Exercise. Would you please write out each entry precisely as given?
+++ Exercise data +++
def state_pack(live, warp_planar=None, grid=None, copies=2):
    grid = grid or make_grid(live.shape)
    n = n_voxels(grid)
    states = [torch.empty(tuple(live.shape) + (4,), dtype=torch.float32, device=live.device) for _ in range(copies)]
    check(lib.lsf_state_pack(_ptr(live, n, "live"), _ptr(warp_planar, n * grid.dims, "warp", allow_none=True),
                             _ptr(states[0], 4 * n, "state"),
                             _ptr(states[1], 4 * n, "state") if copies > 1 else ctypes.c_void_p(0),
                             ctypes.byref(full_range(grid)), stream_ptr()), "lsf_state_pack")
    return states


def state_unpack(state, grid, live_out=None, warp_planar_out=None, warp_interleaved_out=None):
    n = n_voxels(grid)
    check(lib.lsf_state_unpack(_ptr(state, 4 * n, "state"), _ptr(live_out, n, "live_out", allow_none=True),
                               _ptr(warp_planar_out, n * grid.dims, "warp_planar_out", allow_none=True),
                               _ptr(warp_interleaved_out, n * grid.dims, "warp_interleaved_out", allow_none=True),
                               ctypes.byref(full_range(grid)), stream_ptr()), "lsf_state_unpack")


def state_finalize(state, canonical, grid, live_out=None, warp_planar_out=None, warp_interleaved_out=None,
                   lower_threshold=0.0, statistics=False):
    n = n_voxels(grid)
    stats = scratch = None
    if statistics:
        stats = torch.empty(16, dtype=torch.float64, device=state.device)
        scratch = torch.empty(int(lib.lsf_state_finalize_scratch_elements(ctypes.byref(grid))), dtype=torch.float64,
                              device=state.device)
    check(lib.lsf_state_finalize(_ptr(state, 4 * n, "state"), _ptr(canonical, n, "canonical", allow_none=not statistics),
                                 _ptr(live_out, n, "live_out", allow_none=True),
                                 _ptr(warp_planar_out, n * grid.dims, "warp_planar_out", allow_none=True),
                                 _ptr(warp_interleaved_out, n * grid.dims, "warp_interleaved_out", allow_none=True),
                                 ctypes.byref(grid), float(lower_threshold),
                                 _ptr(stats, 16, "statistics", dtype=torch.float64, allow_none=True),
                                 _ptr(scratch, scratch.numel() if scratch is not None else 0, "scratch",
                                      dtype=torch.float64, allow_none=True), stream_ptr()), "lsf_state_finalize")
    return stats


def planar_finalize(live, warp_planar, canonical, grid, live_out=None, warp_interleaved_out=None, lower_threshold=0.0,
                    statistics=False):
    n = n_voxels(grid)
    stats = scratch = None
    if statistics:
        stats = torch.empty(16, dtype=torch.float64, device=live.device)
        scratch = torch.empty(int(lib.lsf_state_finalize_scratch_elements(ctypes.byref(grid))), dtype=torch.float64,
                              device=live.device)
    check(lib.lsf_planar_finalize(_ptr(live, n, "live"), _ptr(warp_planar, n * grid.dims, "warp"),
                                  _ptr(canonical, n, "canonical", allow_none=not statistics),
                                  _ptr(live_out, n, "live_out", allow_none=True),
                                  _ptr(warp_interleaved_out, n * grid.dims, "warp_interleaved_out", allow_none=True),
                                  ctypes.byref(grid), float(lower_threshold),
                                  _ptr(stats, 16, "statistics", dtype=torch.float64, allow_none=True),
                                  _ptr(scratch, scratch.numel() if scratch is not None else 0, "scratch",
                                       dtype=torch.float64, allow_none=True), stream_ptr()), "lsf_planar_finalize")
    return stats


def state_finalize_listed(state, canonical, grid, bands, unlisted, live_out=None, warp_interleaved_out=None,
                          lower_threshold=0.0, statistics=False, skip_flag=None, guard=None):
    n = n_voxels(grid)
    bands = [b for b in bands if b.count]
    stats = scratch = None
    if statistics:
        stats = torch.empty(16, dtype=torch.float64, device=state.device)
        scratch = torch.empty(int(lib.lsf_state_finalize_scratch_elements(ctypes.byref(grid))) * max(len(bands), 1),
                              dtype=torch.float64, device=state.device)
    pointers = (ctypes.c_void_p * 2)(*[b.pointer for b in bands])
    counts = (ctypes.c_int64 * 2)(*[b.count for b in bands])
    check(lib.lsf_state_finalize_listed(_ptr(state, 4 * n, "state"),
                                        _ptr(canonical, n, "canonical", allow_none=not statistics),
                                        _ptr(live_out, n, "live_out", allow_none=True),
                                        _ptr(warp_interleaved_out, n * grid.dims, "warp_interleaved_out",
                                             allow_none=True),
                                        ctypes.byref(grid), pointers, counts, len(bands), int(unlisted[0]),
                                        int(unlisted[1]), float(lower_threshold),
                                        _ptr(stats, 16, "statistics", dtype=torch.float64, allow_none=True),
                                        _ptr(scratch, scratch.numel() if scratch is not None else 0, "scratch",
                                             dtype=torch.float64, allow_none=True),
                                        ctypes.c_void_p(skip_flag or 0),
                                        ctypes.c_void_p(guard[0].data_ptr() if guard is not None else 0),
                                        int(guard[1]) if guard is not None else 0,
                                        float(guard[2]) if guard is not None else 0.0, stream_ptr()),
          "lsf_state_finalize_listed")
    return stats


BOX_EDGE = 4


def boxes_ok(grid):
    return (grid.dims == 3 and grid.nx % BOX_EDGE == 0 and grid.ny % BOX_EDGE == 0 and grid.nz % BOX_EDGE == 0
            and n_voxels(grid) <= 0x0fffffff)


def band_boxes(prepared, subset=_lib.BAND_INTERIOR):
    grid = full_range(prepared.grid)
    scratch = torch.empty(int(lib.lsf_band_boxes_scratch_elements(ctypes.byref(grid))), dtype=torch.int32,
                          device=prepared._scratch.device)
    count = torch.zeros(1, dtype=torch.int64, device=scratch.device)
    p_prepare = ctypes.c_void_p(prepared._scratch.data_ptr())
    check(lib.lsf_band_boxes_count(ctypes.byref(grid), subset, p_prepare, ctypes.c_void_p(scratch.data_ptr()),
                                   ctypes.c_void_p(count.data_ptr()), stream_ptr()), "lsf_band_boxes_count")
    n = int(count.item())
    boxes = torch.empty((max(n, 1), 2), dtype=torch.int64, device=scratch.device)
    if n:
        check(lib.lsf_band_boxes_fill(ctypes.byref(grid), subset, p_prepare, ctypes.c_void_p(scratch.data_ptr()),
                                      ctypes.c_void_p(boxes.data_ptr()), stream_ptr()), "lsf_band_boxes_fill")
    return boxes, n


def band_boxes_canonical(canonical, grid, boxes, n_boxes):
    out = torch.empty(max(n_boxes, 1) * BOX_EDGE ** 3, dtype=torch.float32, device=canonical.device)
    check(lib.lsf_band_boxes_canonical(_ptr(canonical, n_voxels(grid), "canonical"), ctypes.byref(grid),
                                       ctypes.c_void_p(boxes.data_ptr()), int(n_boxes), ctypes.c_void_p(out.data_ptr()),
                                       stream_ptr()), "lsf_band_boxes_canonical")
    return out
+++
Exercise result.
def state_pack(live, warp_planar=None, grid=None, copies=2):
    grid = grid or make_grid(live.shape)
    n = n_voxels(grid)
    states = [torch.empty(tuple(live.shape) + (4,), dtype=torch.float32, device=live.device) for _ in range(copies)]
    check(lib.lsf_state_pack(_ptr(live, n, "live"), _ptr(warp_planar, n * grid.dims, "warp", allow_none=True),
                             _ptr(states[0], 4 * n, "state"),
                             _ptr(states[1], 4 * n, "state") if copies > 1 else ctypes.c_void_p(0),
                             ctypes.byref(full_range(grid)), stream_ptr()), "lsf_state_pack")
    return states


def state_unpack(state, grid, live_out=None, warp_planar_out=None, warp_interleaved_out=None):
    n = n_voxels(grid)
    check(lib.lsf_state_unpack(_ptr(state, 4 * n, "state"), _ptr(live_out, n, "live_out", allow_none=True),
                               _ptr(warp_planar_out, n * grid.dims, "warp_planar_out", allow_none=True),
                               _ptr(warp_interleaved_out, n * grid.dims, "warp_interleaved_out", allow_none=True),
                               ctypes.byref(full_range(grid)), stream_ptr()), "lsf_state_unpack")


def state_finalize(state, canonical, grid, live_out=None, warp_planar_out=None, warp_interleaved_out=None,
                   lower_threshold=0.0, statistics=False):
    n = n_voxels(grid)
    stats = scratch = None
    if statistics:
        stats = torch.empty(16, dtype=torch.float64, device=state.device)
        scratch = torch.empty(int(lib.lsf_state_finalize_scratch_elements(ctypes.byref(grid))), dtype=torch.float64,
                              device=state.device)
    check(lib.lsf_state_finalize(_ptr(state, 4 * n, "state"), _ptr(canonical, n, "canonical", allow_none=not statistics),
                                 _ptr(live_out, n, "live_out", allow_none=True),
                                 _ptr(warp_planar_out, n * grid.dims, "warp_planar_out", allow_none=True),
                                 _ptr(warp_interleaved_out, n * grid.dims, "warp_interleaved_out", allow_none=True),
                                 ctypes.byref(grid), float(lower_threshold),
                                 _ptr(stats, 16, "statistics", dtype=torch.float64, allow_none=True),
                                 _ptr(scratch, scratch.numel() if scratch is not None else 0, "scratch",
                                      dtype=torch.float64, allow_none=True), stream_ptr()), "lsf_state_finalize")
    return stats


def planar_finalize(live, warp_planar, canonical, grid, live_out=None, warp_interleaved_out=None, lower_threshold=0.0,
                    statistics=False):
    n = n_voxels(grid)
    stats = scratch = None
    if statistics:
        stats = torch.empty(16, dtype=torch.float64, device=live.device)
        scratch = torch.empty(int(lib.lsf_state_finalize_scratch_elements(ctypes.byref(grid))), dtype=torch.float64,
                              device=live.device)
    check(lib.lsf_planar_finalize(_ptr(live, n, "live"), _ptr(warp_planar, n * grid.dims, "warp"),
                                  _ptr(canonical, n, "canonical", allow_none=not statistics),
                                  _ptr(live_out, n, "live_out", allow_none=True),
                                  _ptr(warp_interleaved_out, n * grid.dims, "warp_interleaved_out", allow_none=True),
                                  ctypes.byref(grid), float(lower_threshold),
                                  _ptr(stats, 16, "statistics", dtype=torch.float64, allow_none=True),
                                  _ptr(scratch, scratch.numel() if scratch is not None else 0, "scratch",
                                       dtype=torch.float64, allow_none=True), stream_ptr()), "lsf_planar_finalize")
    return stats


def state_finalize_listed(state, canonical, grid, bands, unlisted, live_out=None, warp_interleaved_out=None,
                          lower_threshold=0.0, statistics=False, skip_flag=None, guard=None):
    n = n_voxels(grid)
    bands = [b for b in bands if b.count]
    stats = scratch = None
    if statistics:
        stats = torch.empty(16, dtype=torch.float64, device=state.device)
        scratch = torch.empty(int(lib.lsf_state_finalize_scratch_elements(ctypes.byref(grid))) * max(len(bands), 1),
                              dtype=torch.float64, device=state.device)
    pointers = (ctypes.c_void_p * 2)(*[b.pointer for b in bands])
    counts = (ctypes.c_int64 * 2)(*[b.count for b in bands])
    check(lib.lsf_state_finalize_listed(_ptr(state, 4 * n, "state"),
                                        _ptr(canonical, n, "canonical", allow_none=not statistics),
                                        _ptr(live_out, n, "live_out", allow_none=True),
                                        _ptr(warp_interleaved_out, n * grid.dims, "warp_interleaved_out",
                                             allow_none=True),
                                        ctypes.byref(grid), pointers, counts, len(bands), int(unlisted[0]),
                                        int(unlisted[1]), float(lower_threshold),
                                        _ptr(stats, 16, "statistics", dtype=torch.float64, allow_none=True),
                                        _ptr(scratch, scratch.numel() if scratch is not None else 0, "scratch",
                                             dtype=torch.float64, allow_none=True),
                                        ctypes.c_void_p(skip_flag or 0),
                                        ctypes.c_void_p(guard[0].data_ptr() if guard is not None else 0),
                                        int(guard[1]) if guard is not None else 0,
                                        float(guard[2]) if guard is not None else 0.0, stream_ptr()),
          "lsf_state_finalize_listed")
    return stats


BOX_EDGE = 4


def boxes_ok(grid):
    return (grid.dims == 3 and grid.nx % BOX_EDGE == 0 and grid.ny % BOX_EDGE == 0 and grid.nz % BOX_EDGE == 0
            and n_voxels(grid) <= 0x0fffffff)


def band_boxes(prepared, subset=_lib.BAND_INTERIOR):
    grid = full_range(prepared.grid)
    scratch = torch.empty(int(lib.lsf_band_boxes_scratch_elements(ctypes.byref(grid))), dtype=torch.int32,
                          device=prepared._scratch.device)
    count = torch.zeros(1, dtype=torch.int64, device=scratch.device)
    p_prepare = ctypes.c_void_p(prepared._scratch.data_ptr())
    check(lib.lsf_band_boxes_count(ctypes.byref(grid), subset, p_prepare, ctypes.c_void_p(scratch.data_ptr()),
                                   ctypes.c_void_p(count.data_ptr()), stream_ptr()), "lsf_band_boxes_count")
    n = int(count.item())
    boxes = torch.empty((max(n, 1), 2), dtype=torch.int64, device=scratch.device)
    if n:
        check(lib.lsf_band_boxes_fill(ctypes.byref(grid), subset, p_prepare, ctypes.c_void_p(scratch.data_ptr()),
                                      ctypes.c_void_p(boxes.data_ptr()), stream_ptr()), "lsf_band_boxes_fill")
    return boxes, n


def band_boxes_canonical(canonical, grid, boxes, n_boxes):
    out = torch.empty(max(n_boxes, 1) * BOX_EDGE ** 3, dtype=torch.float32, device=canonical.device)
    check(lib.lsf_band_boxes_canonical(_ptr(canonical, n_voxels(grid), "canonical"), ctypes.byref(grid),
                                       ctypes.c_void_p(boxes.data_ptr()), int(n_boxes), ctypes.c_void_p(out.data_ptr()),
                                       stream_ptr()), "lsf_band_boxes_canonical")
    return out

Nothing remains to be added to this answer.